Poseur: A Memoir of Downtown New York City in the '90s by Marc Spitz

Poseur: A Memoir of Downtown New York City in the '90s by Marc Spitz

Author:Marc Spitz [Spitz, Marc]
Language: eng
Format: epub
Tags: Autobiography, Biography, Criticism, History, Music, Non-Fiction, Personal Memoirs, Popular Culture, Social Science
ISBN: 9780306821752
Google: YIhVDgAAQBAJ
Amazon: B00B77AF00
Publisher: Hachette UK
Published: 2013-02-12T00:00:00+00:00


“I want to go home.”

“Why do we have to do it there?”

“I just want to.”

“Okay, I’ll get off work.”

“You don’t have to come.”

“Are you fucking crazy?”

London. The abortion had to be in London. There were clinics in Brooklyn. There were clinics in the East Village. We could have taken care of it in an afternoon and then tried, somehow, to rebuild to what was essentially the most solid relationship either of us had known. But she was scared. She wanted the comfort of England and her family. This had all gone down in Brooklyn. Brooklyn was tainted, and, now, so were we. We were getting rid of the kid. Neither of us knew if it was a horrible sin, and I still don’t know how I feel about it all morally, but I know it certainly felt like one. We were broken. Suddenly the sex was gone; the poor dog looked vaguely shamed as I walked her in the morning, as if she were trying to say, “I know, I’m not a baby . . .”
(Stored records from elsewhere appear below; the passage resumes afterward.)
-PB_DEV V3 estimate_direct_resolve(const ShadeConsts& sc, const PathState& ps, uint32_t p, int flags, float* pick_pdf,
+PB_DEV V3 estimate_direct_resolve(const ShadeConsts& sc, const PathState& ps, uint32_t rec, int flags, float* pick_pdf,
                                   V3* beta_at_vertex) {
-    float4 na = ps.nee_a[p], nf = ps.nee_f[p], nb = ps.nee_b[p];
-    int light_id = ps.nee_light[p];
+    float4 na = ps.nee_a[rec], nf = ps.nee_f[rec], nb = ps.nee_b[rec];
+    int light_id = ps.nee_light[rec];
     V3 ld = V3{0.0f, 0.0f, 0.0f};
     if (flags & PF_NEE_SHADOW) {
-        bool occluded = ps.hit[hit_index(ps, p, RS_SHADOW)].x != 0.0f;
+        bool occluded = ps.hit[hit_index(ps, rec, RS_SHADOW)].x != 0.0f;
         if (!occluded) ld = ld + V3{na.x, na.y, na.z};
     }
     if (flags & PF_NEE_MIS) {
-        int hslot = __float_as_int(ps.hit[hit_index(ps, p, RS_MIS)].x);
+        int hslot = __float_as_int(ps.hit[hit_index(ps, rec, RS_MIS)].x);
         DevLight lt = sc.lights[light_id];
         V3 li = V3{0.0f, 0.0f, 0.0f};
         if (hslot >= 0) {
             int hl = lt.type == PBRT_LIGHT_DIFFUSE_AREA ? (__float_as_int(sc.bvh.tris[3 * (size_t)hslot + 2].w) & kPrimLightMask) - 1 : -2;
             if (hl == light_id) {
-                float4 r0 = ps.ray[ray_index(ps, p, RS_MIS)], r1 = ps.ray[ray_index(ps, p, RS_MIS) + 1];
+                float4 r0 = ps.ray[ray_index(ps, rec, RS_MIS)], r1 = ps.ray[ray_index(ps, rec, RS_MIS) + 1];
                 V3 wi = V3{r0.w, r1.x, r1.y};
-                float4 hb = ps.hit[hit_index(ps, p, RS_MIS)];
+                float4 hb = ps.hit[hit_index(ps, rec, RS_MIS)];
                 V3 n = tri_interaction_normal(sc.bvh, hslot, hb.y, hb.z, hb.w);
                 if (lt.two_sided || dot(n, -wi) > 0.0f) li = V3{lt.L[0], lt.L[1], lt.L[2]};
             }
         } else if (lt.type == PBRT_LIGHT_INFINITE) {
             if (lt.slot >= 0) {
-                float4 r0 = ps.ray[ray_index(ps, p, RS_MIS)], r1 = ps.ray[ray_index(ps, p, RS_MIS) + 1];
+                float4 r0 = ps.ray[ray_index(ps, rec, RS_MIS)], r1 = ps.ray[ray_index(ps, rec, RS_MIS) + 1];
                 li = env_le(sc.env_maps[lt.slot], V3{r0.w, r1.x, r1.y});
             } else {
                 li = V3{lt.L[0], lt.L[1], lt.L[2]};
diff --git a/pbrt-rs_amd/csrc/wf_path.h b/pbrt-rs_amd/csrc/wf_path.h
--- a/pbrt-rs_amd/csrc/wf_path.h
+++ b/pbrt-rs_amd/csrc/wf_path.h
@@ -3,11 +3,11 @@
 
 namespace pb {
 
-PB_DEV uint32_t shade_key(const ShadeConsts& sc, const PathState& ps, uint32_t p, int max_depth) {
+PB_DEV uint32_t shade_key(const ShadeConsts& sc, const PathState& ps, uint32_t p, uint32_t rec, int max_depth) {
     int fb = __float_as_int(ps.beta[p].w);
     uint32_t key = 0;
     if ((fb & PF_ALIVE) && (fb >> 8) < max_depth) {
-        const size_t hb = hit_index(ps, p, RS_CONT);
+        const size_t hb = hit_index(ps, rec, RS_CONT);
         int slot = __float_as_int(ps.hit[hb].x), inst = hit_instance(ps, hb);
         if (slot >= 0) {
             int mat = __float_as_int(sc.bvh.tris[3 * (size_t)slot + 2].z);
@@ -21,10 +21,11 @@
     return key;
 }
 __global__ void k_shade_sort_keys(ShadeConsts sc, PathState ps, const uint32_t* __restrict__ shade_queue, uint32_t n, int max_depth,
-                                  uint32_t* __restrict__ keys) {
+                                  uint32_t* __restrict__ keys, uint32_t* __restrict__ positions) {
     uint32_t i = blockIdx.x * blockDim.x + threadIdx.x;
     if (i >= n) return;
-    keys[i] = shade_key(sc, ps, shade_queue[i], max_depth);
+    keys[i] = shade_key(sc, ps, shade_queue[i], i, max_depth);
+    positions[i] = i;
 }
 
 constexpr int shade_keys(bool glossy) { return glossy ? 8 : 6; }
@@ -32,6 +33,7 @@
 struct ShadeBins {
     uint32_t count[4][KEYS];
     uint32_t path[256];
+    uint32_t rec[256];
 };
 
 #ifndef PB_SHADE_WAVES
@@ -39,15 +41,18 @@
 #endif
 template <bool BIN, bool GLOSSY>
 __global__ void __launch_bounds__(256, PB_SHADE_WAVES) k_shade(ShadeConsts sc, PathState ps, Queues qin, Queues qout, PassParams pp,
-                                                 TileList tiles, uint32_t n_in) {
+                                                 TileList tiles, uint32_t n_in, const uint32_t* __restrict__ order) {
     constexpr int kShadeKeys = shade_keys(GLOSSY);
     uint32_t i = blockIdx.x * blockDim.x + threadIdx.x;
     bool active = i < n_in;
-    uint32_t p = active ? qin.shade[i] : 0u;
+    uint32_t rec = (active && order) ? order[i] : i;
+    uint32_t p = active ? qin.shade[rec] : 0u;
+    __shared__ StagedRecords staged;
+    const StageSink stage{staged};
     if (BIN) {
         __shared__ ShadeBins<kShadeKeys> bins;
         const int lane = threadIdx.x & 63, wave = threadIdx.x >> 6;
-        const uint32_t key = active ? shade_key(sc, ps, p, pp.max_depth) : (uint32_t)(kShadeKeys - 1);
+        const uint32_t key = active ? shade_key(sc, ps, p, rec, pp.max_depth) : (uint32_t)(kShadeKeys - 1);
         uint32_t rank = 0;
 #pragma unroll
         for (int k = 0; k < kShadeKeys; ++k) {
@@ -61,11 +66,13 @@
             for (int w = 0; w < 4; ++w)
                 before += ((uint32_t)k < key || ((uint32_t)k == key && w < wave)) ? bins.count[w][k] : 0u;
         bins.path[before + rank] = p;
+        bins.rec[before + rank] = rec;
         uint32_t n_active = 0;
         for (int k = 0; k < kShadeKeys - 1; ++k)
             for (int w = 0; w < 4; ++w) n_active += bins.count[w][k];
         __syncthreads();
         p = bins.path[threadIdx.x];
+        rec = bins.rec[threadIdx.x];
         active = threadIdx.x < n_active;
     }
     bool emit_cont = false, emit_mis = false, emit_shadow = false, mis_bool = false;
@@ -78,12 +85,12 @@
         V3 beta = V3{bq.x, bq.y, bq.z};
         int fb = __float_as_int(bq.w);
         int flags = fb & 0xff, bounces = fb >> 8;
-        size_t rbase = ray_index(ps, p, RS_CONT), hbase = hit_index(ps, p, RS_CONT);
+        size_t rbase = ray_index(ps, rec, RS_CONT), hbase = hit_index(ps, rec, RS_CONT);
 
         if (flags & (PF_NEE_SHADOW | PF_NEE_MIS)) {
             float pick_pdf;
             V3 beta_v;
-            V3 ld = estimate_direct_resolve(sc, ps, p, flags, &pick_pdf, &beta_v);
+            V3 ld = estimate_direct_resolve(sc, ps, rec, flags, &pick_pdf, &beta_v);
             ld = ld / pick_pdf;
             L = L + mulv(beta_v, ld);
             flags &= ~(PF_NEE_SHADOW | PF_NEE_MIS);
@@ -117,7 +124,7 @@
                 Samp sm = path_sampler(ps, pp, tiles, p);
                 if (mat.type == PBRT_MAT_NONE) {
                     V3 o = offset_ray_origin(sf.p, sf.p_error, sf.n, rd);
-                    store_ray(ps, p, RS_CONT, o, rd, kInf);
+                    stage.ray(RS_CONT, o, rd, kInf);
                     flags |= PF_ALIVE;
                     emit_cont = true;
                 } else {
@@ -150,9 +157,9 @@
                             float ul0, ul1, us0, us1;
                             samp_2d(pp, sm, &ul0, &ul1);
                             samp_2d(pp, sm, &us0, &us1);
-                            int nee_flags = GLOSSY ? estimate_direct_emit(sc, ps, p, sf, fr, true, nsb, light_num, ul0, ul1, us0,
+                            int nee_flags = GLOSSY ? estimate_direct_emit(sc, stage, sf, fr, true, nsb, light_num, ul0, ul1, us0,
                                                                           us1, pick_pdf, beta)
-                                                   : estimate_direct_emit(sc, ps, p, sf, fr, true, MatteBsdf{kd}, light_num, ul0, ul1,
+                                                   : estimate_direct_emit(sc, stage, sf, fr, true, MatteBsdf{kd}, light_num, ul0, ul1,
                                                                           us0, us1, pick_pdf, beta);
                             flags |= nee_flags & 0xff;
                             emit_shadow = (nee_flags & PF_NEE_SHADOW) != 0;
@@ -203,7 +210,7 @@
                             else beta = beta / (1.0f - qq);
                         }
                         if (alive) {
-                            store_ray(ps, p, RS_CONT, o, wi, kInf);
+                            stage.ray(RS_CONT, o, wi, kInf);
                             flags |= PF_ALIVE;
                             emit_cont = true;
                             bounces += 1;
@@ -219,7 +226,9 @@
 
     __shared__ BlockAppend sh;
     const bool again = emit_cont || emit_mis || emit_shadow;
-    block_append(sh, qout, p, emit_cont, emit_mis, emit_shadow, again, cell, mis_bool);
-}
-
-}
+    const AppendSlots slots = block_reserve(sh, qout, emit_cont, emit_mis, emit_shadow, again);
+    stage.flush(ps, slots.shade, emit_cont, emit_mis, emit_shadow);
+    block_write(qout, slots, p, slots.shade, emit_cont, emit_mis, emit_shadow, again, cell, mis_bool);
+}
+
+}
diff --git a/pbrt-rs_amd/csrc/wf_state.h b/pbrt-rs_amd/csrc/wf_state.h
--- a/pbrt-rs_amd/csrc/wf_state.h
+++ b/pbrt-rs_amd/csrc/wf_state.h
@@ -34,6 +34,9 @@
     int* nee_light;
     float2* pfilm;
     int* samp;
+    float4* ray_next;
+    float4 *nee_a_next, *nee_f_next, *nee_b_next;
+    int* nee_light_next;
     int two_level;
 };
 PB_DEV int hit_instance(const PathState& ps, size_t hit_base) { return ps.two_level ? __float_as_int(ps.hit[hit_base + 1].x) : -1; }
@@ -44,11 +47,11 @@
 #ifndef PB_HIT_PATH_MAJOR
 #define PB_HIT_PATH_MAJOR 0
 #endif
-PB_DEV size_t ray_index(const PathState& ps, uint32_t p, int slot) {
-    return PB_RAY_PATH_MAJOR ? ((size_t)p * 3 + slot) * 2 : ((size_t)slot * ps.n_paths + p) * 2;
-}
-PB_DEV size_t hit_index(const PathState& ps, uint32_t p, int slot) {
-    return PB_HIT_PATH_MAJOR ? ((size_t)p * 3 + slot) * 2 : ((size_t)slot * ps.n_paths + p) * 2;
+PB_DEV size_t ray_index(const PathState& ps, uint32_t j, int slot) {
+    return PB_RAY_PATH_MAJOR ? ((size_t)j * 3 + slot) * 2 : ((size_t)slot * ps.n_paths + j) * 2;
+}
+PB_DEV size_t hit_index(const PathState& ps, uint32_t j, int slot) {
+    return PB_HIT_PATH_MAJOR ? ((size_t)j * 3 + slot) * 2 : ((size_t)slot * ps.n_paths + j) * 2;
 }
 
 struct SamplerParams {
@@ -140,8 +143,10 @@
 PB_DEV uint32_t lane_prefix(unsigned long long mask) {
     return __builtin_amdgcn_mbcnt_hi((uint32_t)(mask >> 32), __builtin_amdgcn_mbcnt_lo((uint32_t)mask, 0));
 }
-PB_DEV void block_append(BlockAppend& sh, const Queues& q, uint32_t p, bool cont, bool mis, bool shadow, bool again,
-                         uint32_t cell = 0, bool mis_bool = false) {
+struct AppendSlots {
+    uint32_t cont, mis, shadow, shade;
+};
+PB_DEV AppendSlots block_reserve(BlockAppend& sh, const Queues& q, bool cont, bool mis, bool shadow, bool again) {
     const int lane = threadIdx.x & 63, wave = threadIdx.x >> 6, n_waves = (blockDim.x + 63) >> 6;
     unsigned long long mc = __ballot(cont), mm = __ballot(mis), ms = __ballot(shadow), ma = __ballot(again);
     uint32_t wc = (uint32_t)__popcll(mc), wm = (uint32_t)__popcll(mm), ws = (uint32_t)__popcll(ms);
@@ -168,23 +173,86 @@
     }
     __syncthreads();
     uint32_t rbase = sh.base_rays + sh.wave_rays[wave];
-    uint32_t ic = rbase + lane_prefix(mc), im = rbase + wc + lane_prefix(mm), is = rbase + wc + wm + lane_prefix(ms);
-    if (cont) q.trace[ic] = p * 4u + RS_CONT;
-    if (mis) q.trace[im] = p * 4u + (mis_bool ? RS_MIS_BOOL : (uint32_t)RS_MIS);
-    if (shadow) q.trace[is] = p * 4u + RS_SHADOW;
+    AppendSlots a;
+    a.cont = rbase + lane_prefix(mc);
+    a.mis = rbase + wc + lane_prefix(mm);
+    a.shadow = rbase + wc + wm + lane_prefix(ms);
+    a.shade = sh.base_paths + sh.wave_paths[wave] + lane_prefix(ma);
+    return a;
+}
+PB_DEV void block_write(const Queues& q, const AppendSlots& a, uint32_t p, uint32_t rec, bool cont, bool mis, bool shadow, bool again,
+                        uint32_t cell, bool mis_bool) {
+    if (cont) q.trace[a.cont] = rec * 4u + RS_CONT;
+    if (mis) q.trace[a.mis] = rec * 4u + (mis_bool ? RS_MIS_BOOL : (uint32_t)RS_MIS);
+    if (shadow) q.trace[a.shadow] = rec * 4u + RS_SHADOW;
     if (q.keys) {
-        if (cont) q.keys[ic] = cell;
-        if (mis) q.keys[im] = mis_bool ? (cell | (1u << (kSortKeyBits - 1))) : cell;
-        if (shadow) q.keys[is] = cell | (1u << (kSortKeyBits - 1));
-    }
-    if (again) q.shade[sh.base_paths + sh.wave_paths[wave] + lane_prefix(ma)] = p;
-}
-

After she got pregnant, we didn’t fuck anymore. Didn’t play music anymore either, and music in 1995 was as good as it was in 1965: a golden age. Pulp had released Different Class, which was even better than His and Hers. Radiohead had just put out The Bends, and Blur’s The Great Escape was a perfect continuation of the peak they’d hit in Park Life. Don Hill’s was still open to us every weekend. Suddenly I realized how good I’d had it. Yes, I had to toil in a bookstore, but at least there were no abortions. She went over first. We couldn’t fly together. That night I went to Don Hill’s. It was Jack’s birthday, and I told him I’d make an appearance. He was the only one I’d told.

“Maybe they’re killing that baby right now, Girl,” he said as DJ Miss Guy cued up the new Soundgarden song “Pretty Noose.”

Things ended with Alex soon after. The procedure in the hospital there was complicated, and she got very sick. This isn’t some comment on the National Health Service. I just know she was healthy going in, and within an hour she was pale and sweaty and vomiting, unable to keep down simple beef consommé as she shook and moaned under a sheet. I paced and chain-smoked in the waiting room and, once it was clear she would have to stay overnight, had an awkward early supper with her mother.

“So, what year did you graduate?” she asked.

“Um . . . ’92.”

“Ah.”

The rest of Britain seemed obsessed with who was going to win the singles-chart battle between Blur or Oasis. It was on the evening news. I couldn’t give less of a shit. Once Alex was released from the hospital, I would lock myself in the family’s little bathroom with its weird porcelain tub and handheld shower, bury my face in my hands, and sob. I was on heroin again inside of a month. Alex dumped me.